===== Extracted entries =====

Spec* create(const bsvi_program_desc& d, std::string& why) {
    if (!d.n_code) { why = "empty program"; return nullptr; }
    Spec* s = new Spec();
    s->n_params = d.n_params; s->n_uniform = d.n_uniform; s->n_ugrad = d.n_uniform_grad; s->n_obs = d.n_obs; s->n_noise = d.n_noise;
    {
        Emitter E(d, false);
        if (!E.run(why)) { delete s; return nullptr; }
        const std::vector<uint32_t>& order = E.order();
        s->n_pos = (uint32_t)order.size();
        std::vector<std::vector<uint32_t>> pos_of(d.n_uniform_grad);
        for (uint32_t p = 0; p < order.size(); ++p) pos_of[order[p]].push_back(p);
        s->pu_ptr_host.assign(1, 0u);
        for (uint32_t i = 0; i < d.n_params; ++i) {
            for (uint32_t j = d.param_uniform_ptr[i]; j < d.param_uniform_ptr[i + 1]; ++j)
                for (uint32_t p : pos_of[d.param_uniform_idx[j]]) { s->pu_pos_host.push_back(p); s->pu_idx_host.push_back(d.param_uniform_idx[j]); }
            s->pu_ptr_host.push_back((uint32_t)s->pu_pos_host.size());
        }
    }
    const uint32_t live = 2 * d.n_slots + (d.n_noise <= kKeepEpsRows ? d.n_noise : 0) + (d.n_uniform_grad <= kAccumulateEntries ? d.n_uniform_grad : 0) + 40;
    auto fit = [&](uint32_t threads, Geom& g) {
        g.max_threads = threads;
        g.lds_bytes = lds_floats(d.n_params, d.n_uniform, d.n_obs, s->n_pos, threads, (int)(&g - s->geom)) * 4u;
        return g.lds_bytes <= 160u * 1024u;
    };
    bool ok = (live <= 232 && fit(512, s->geom[GEOM_ONE])) || fit(256, s->geom[GEOM_ONE]);
    ok = ok && fit(256, s->geom[GEOM_MANY]);
    if (!ok) { why = "the program's tables do not fit LDS"; delete s; return nullptr; }
    bool all_fast = d.n_params <= 64;
    for (uint32_t i = 0; i < d.n_params && all_fast; ++i) all_fast = s->pu_ptr_host[i + 1] - s->pu_ptr_host[i] <= 2;
    s->draw_wave_ok = all_fast && tiled(s->n_pos, GEOM_ONE) && d.n_noise > 0 && d.n_noise <= kKeepEpsRows;
    uint32_t ut_mask = 0;
    for (uint32_t k = 0; k < d.n_uniform; ++k) ut_mask |= 1u << (d.uniform[k].transform & 31u);
    const bool rare_transforms = (ut_mask >> (BSVI_UT_SIGMOID + 1)) != 0;
    for (int gi = 0; gi < 2; ++gi) {
        const Geom& G = s->geom[gi];
        for (int v = 0; v < 2; ++v) {
            Emitter E(d, v == 1);
            if (!E.run(why)) { delete s; return nullptr; }
            std::string src;
            src += "// generated by libbsvi (specialize.cpp) from a model program: do not edit\n";
            src += "#define BSVI_SPECIALIZED 1\n";
            const char* const slp = getenv("BSVI_JIT_SLP");
            if (slp ? slp[0] == '0' : (d.n_code > kFenceAboveCode && d.estimator == BSVI_EST_BLACKBOX))
                src += std::string(kJitOptionMark) + "-fno-slp-vectorize\n";
            const char* const ra = getenv("BSVI_JIT_REGALLOC");
            if (ra ? ra[0] == 'b' : d.n_code > kBasicRegallocAboveCode)
                src += std::string(kJitOptionMark) + "-mllvm\n" + kJitOptionMark + "-vgpr-regalloc=basic\n";
            src += fmt("#define SPEC_N_PARAMS %u\n#define SPEC_N_UNIFORM %u\n#define SPEC_N_UGRAD %u\n#define SPEC_N_OBS %u\n#define SPEC_N_NOISE %u\n",
                       d.n_params, d.n_uniform, d.n_uniform_grad, d.n_obs, d.n_noise);
            src += fmt("#define SPEC_N_POS %u\n", s->n_pos);
            src += fmt("#define SPEC_ESTIMATOR %u\n#define SPEC_MAX_THREADS %u\n#define SPEC_DIAG %d\n", d.estimator, G.max_threads, v);
            src += fmt("#define SPEC_ACCUMULATE_CHUNKS %d\n#define SPEC_TILE %d\n", gi == GEOM_MANY ? 1 : 0, tiled(s->n_pos, gi) ? 1 : 0);
            if (gi == GEOM_MANY && many_waves() > 2) src += fmt("#define SPEC_BOUND_THREADS %u\n", 256u * many_waves());
            src += fmt("#define SPEC_KEEP_NOISE %u\n", E.keeps_noise() ? d.n_noise : 0u);
            src += fmt("#define SPEC_GENERIC_OWNERS %d\n", all_fast ? 0 : 1);
            src += fmt("#define SPEC_RARE_TRANSFORMS %d\n#define SPEC_UT_MASK 0x%xu\n", rare_transforms ? 1 : 0, ut_mask);
            src += "#include \"spec_prelude.h\"\n";
            src += "namespace bsvi {\n";
            src += "__device__ __forceinline__ void spec_draw(const SpecBody& A, const SpecLane& T, SpecNoise& Z) {\n";
            src += "    (void)A; (void)T; (void)Z;\n";
            src += E.draw();
            src += "}\n";
            src += "__device__ __forceinline__ void spec_body(const SpecBody& A, SpecLane& T, const SpecNoise& Z, float* WSw) {\n";
            src += "    (void)Z;\n";
            if (v == 1) src += "    const float* const noise = A.noise;\n";
            src += E.declarations();
            src += E.body();
            src += "}\n}  // namespace bsvi\n";
            src += "#include \"spec_main.h\"\n";
            s->variant[2 * gi + v].src = std::move(src);
        }
    }
    s->variant[4].src = "#define SPEC_WITH_DRAW_WAVE 1\n" + s->variant[0].src;
    s->variant[6].src = "#define SPEC_WITH_DRAW_WAVE 1\n#define SPEC_WITH_DRAW_OWNERS 1\n" + s->variant[0].src;
    s->exchange_ok = true;
    s->variant[5].src = std::string("#define SPEC_WITH_EXCHANGE 1\n") + (s->draw_wave_ok ? "#define SPEC_WITH_DRAW_WAVE 1\n" : "") + s->variant[0].src;
    return s;
}

void destroy(Spec* s) {
    if (!s) return;
    for (Variant& v : s->variant) if (v.module) (void)hipModuleUnload(v.module);
    if (s->dev) (void)hipFree(s->dev);
    delete s;
}

int upload(Spec* s) {
    const size_t n_ptr = s->pu_ptr_host.size(), n_pos = s->pu_pos_host.size();
    const size_t bytes = 512 + (n_ptr + 2 * n_pos) * 4 + 256;
    hipError_t e = hipMalloc(&s->dev, bytes);
    if (e != hipSuccess) return bsvi_fail(BSVI_ERR_HIP, std::string("hipMalloc (specialiser tables): ") + hipGetErrorString(e));
    std::vector<uint32_t> host(128 + n_ptr + 2 * n_pos, 0u);
    std::copy(s->pu_ptr_host.begin(), s->pu_ptr_host.end(), host.begin() + 128);
    std::copy(s->pu_pos_host.begin(), s->pu_pos_host.end(), host.begin() + 128 + n_ptr);
    std::copy(s->pu_idx_host.begin(), s->pu_idx_host.end(), host.begin() + 128 + n_ptr + n_pos);
    e = hipMemset(s->dev, 0, bytes);
    if (e == hipSuccess) e = hipMemcpy(s->dev, host.data(), host.size() * 4, hipMemcpyHostToDevice);
    if (e != hipSuccess) return bsvi_fail(BSVI_ERR_HIP, std::string("specialiser tables: ") + hipGetErrorString(e));
    s->tickets = (unsigned int*)s->dev;
    s->pu_ptr = (const uint32_t*)s->dev + 128;
    s->pu_pos = s->pu_ptr + n_ptr;
    s->pu_idx = s->pu_pos + n_pos;
    int dev = 0, cus = 0;
    if (hipGetDevice(&dev) == hipSuccess && hipDeviceGetAttribute(&cus, hipDeviceAttributeMultiprocessorCount, dev) == hipSuccess && cus > 0)
        s->n_cus = (uint32_t)cus;
    return BSVI_OK;
}

const std::string& source(const Spec* s, int variant) { return s->variant[(variant >= 4 && variant <= 6) ? variant : (variant & 3)].src; }

static const char* kJitOptions[] = {"--offload-arch=gfx950", "-O3", "-std=c++17", "-Xclang", "-target-feature", "-Xclang", "-packed-fp32-ops"};
static const int kJitOptionCount = (int)(sizeof(kJitOptions) / sizeof(kJitOptions[0]));

int compile(const std::string& src, std::vector<char>& code, std::string& log) {
    hiprtcProgram prog = nullptr;
    hiprtcResult r = hiprtcCreateProgram(&prog, src.c_str(), "bsvi_spec.hip", kJitHeaderCount, kJitHeaderTexts, kJitHeaderNames);
    if (r != HIPRTC_SUCCESS) { log = std::string("hiprtcCreateProgram: ") + hiprtcGetErrorString(r); return BSVI_ERR_HIP; }
    std::vector<std::string> extra;
    for (size_t at = src.find(kJitOptionMark); at != std::string::npos; at = src.find(kJitOptionMark, at + 1)) {
        const size_t b = at + strlen(kJitOptionMark), e = src.find('\n', b);
        extra.push_back(src.substr(b, e == std::string::npos ? std::string::npos : e - b));
    }
    std::vector<const char*> opts(kJitOptions, kJitOptions + kJitOptionCount);
    for (const std::string& o : extra) opts.push_back(o.c_str());
    r = hiprtcCompileProgram(prog, (int)opts.size(), opts.data());
    size_t n = 0;
    if (hiprtcGetProgramLogSize(prog, &n) == HIPRTC_SUCCESS && n > 1) {
        log.resize(n);
        (void)hiprtcGetProgramLog(prog, &log[0]);
    }
    if (r != HIPRTC_SUCCESS) {
        log = std::string("hiprtcCompileProgram: ") + hiprtcGetErrorString(r) + "\n" + log;
        (void)hiprtcDestroyProgram(&prog);
        return BSVI_ERR_HIP;
    }
    size_t cs = 0;
    r = hiprtcGetCodeSize(prog, &cs);
    if (r == HIPRTC_SUCCESS) { code.resize(cs); r = hiprtcGetCode(prog, code.data()); }
    (void)hiprtcDestroyProgram(&prog);
    if (r != HIPRTC_SUCCESS) { log = std::string("hiprtcGetCode: ") + hiprtcGetErrorString(r); return BSVI_ERR_HIP; }
    if (const char* dump = getenv("BSVI_JIT_DUMP")) {
        if (FILE* f = fopen(dump, "wb")) { fwrite(code.data(), 1, code.size(), f); fclose(f); }
    }
    return BSVI_OK;
}

static std::mutex g_cache_mu;
static std::map<std::string, std::vector<char>> g_code_cache;

namespace disk_cache {

struct Hash128 { uint64_t a = 0xcbf29ce484222325ull, b = 0x9ae16a3b2f90404full; };
static void feed(Hash128& h, const void* data, size_t n) {
    const unsigned char* p = (const unsigned char*)data;
    for (size_t i = 0; i < n; ++i) {
        h.a = (h.a ^ p[i]) * 0x100000001b3ull;
        h.b = (h.b + p[i] + 0x9e3779b97f4a7c15ull) * 0xff51afd7ed558ccdull;
        h.b ^= h.b >> 29;
    }
}
static void feed(Hash128& h, const std::string& s) { const uint64_t n = s.size(); feed(h, &n, 8); feed(h, s.data(), s.size()); }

=====

Work to be completed: Each line from the one that contains "extra.push_back(src.substr(b, e == std::string::npos" through the last line of the listing above should be written out exactly, and no other line.

Answer box:
        extra.push_back(src.substr(b, e == std::string::npos ? std::string::npos : e - b));
    }
    std::vector<const char*> opts(kJitOptions, kJitOptions + kJitOptionCount);
    for (const std::string& o : extra) opts.push_back(o.c_str());
    r = hiprtcCompileProgram(prog, (int)opts.size(), opts.data());
    size_t n = 0;
    if (hiprtcGetProgramLogSize(prog, &n) == HIPRTC_SUCCESS && n > 1) {
        log.resize(n);
        (void)hiprtcGetProgramLog(prog, &log[0]);
    }
    if (r != HIPRTC_SUCCESS) {
        log = std::string("hiprtcCompileProgram: ") + hiprtcGetErrorString(r) + "\n" + log;
        (void)hiprtcDestroyProgram(&prog);
        return BSVI_ERR_HIP;
    }
    size_t cs = 0;
    r = hiprtcGetCodeSize(prog, &cs);
    if (r == HIPRTC_SUCCESS) { code.resize(cs); r = hiprtcGetCode(prog, code.data()); }
    (void)hiprtcDestroyProgram(&prog);
    if (r != HIPRTC_SUCCESS) { log = std::string("hiprtcGetCode: ") + hiprtcGetErrorString(r); return BSVI_ERR_HIP; }
    if (const char* dump = getenv("BSVI_JIT_DUMP")) {
        if (FILE* f = fopen(dump, "wb")) { fwrite(code.data(), 1, code.size(), f); fclose(f); }
    }
    return BSVI_OK;
}

static std::mutex g_cache_mu;
static std::map<std::string, std::vector<char>> g_code_cache;

namespace disk_cache {

struct Hash128 { uint64_t a = 0xcbf29ce484222325ull, b = 0x9ae16a3b2f90404full; };
static void feed(Hash128& h, const void* data, size_t n) {
    const unsigned char* p = (const unsigned char*)data;
    for (size_t i = 0; i < n; ++i) {
        h.a = (h.a ^ p[i]) * 0x100000001b3ull;
        h.b = (h.b + p[i] + 0x9e3779b97f4a7c15ull) * 0xff51afd7ed558ccdull;
        h.b ^= h.b >> 29;
    }
}
static void feed(Hash128& h, const std::string& s) { const uint64_t n = s.size(); feed(h, &n, 8); feed(h, s.data(), s.size()); }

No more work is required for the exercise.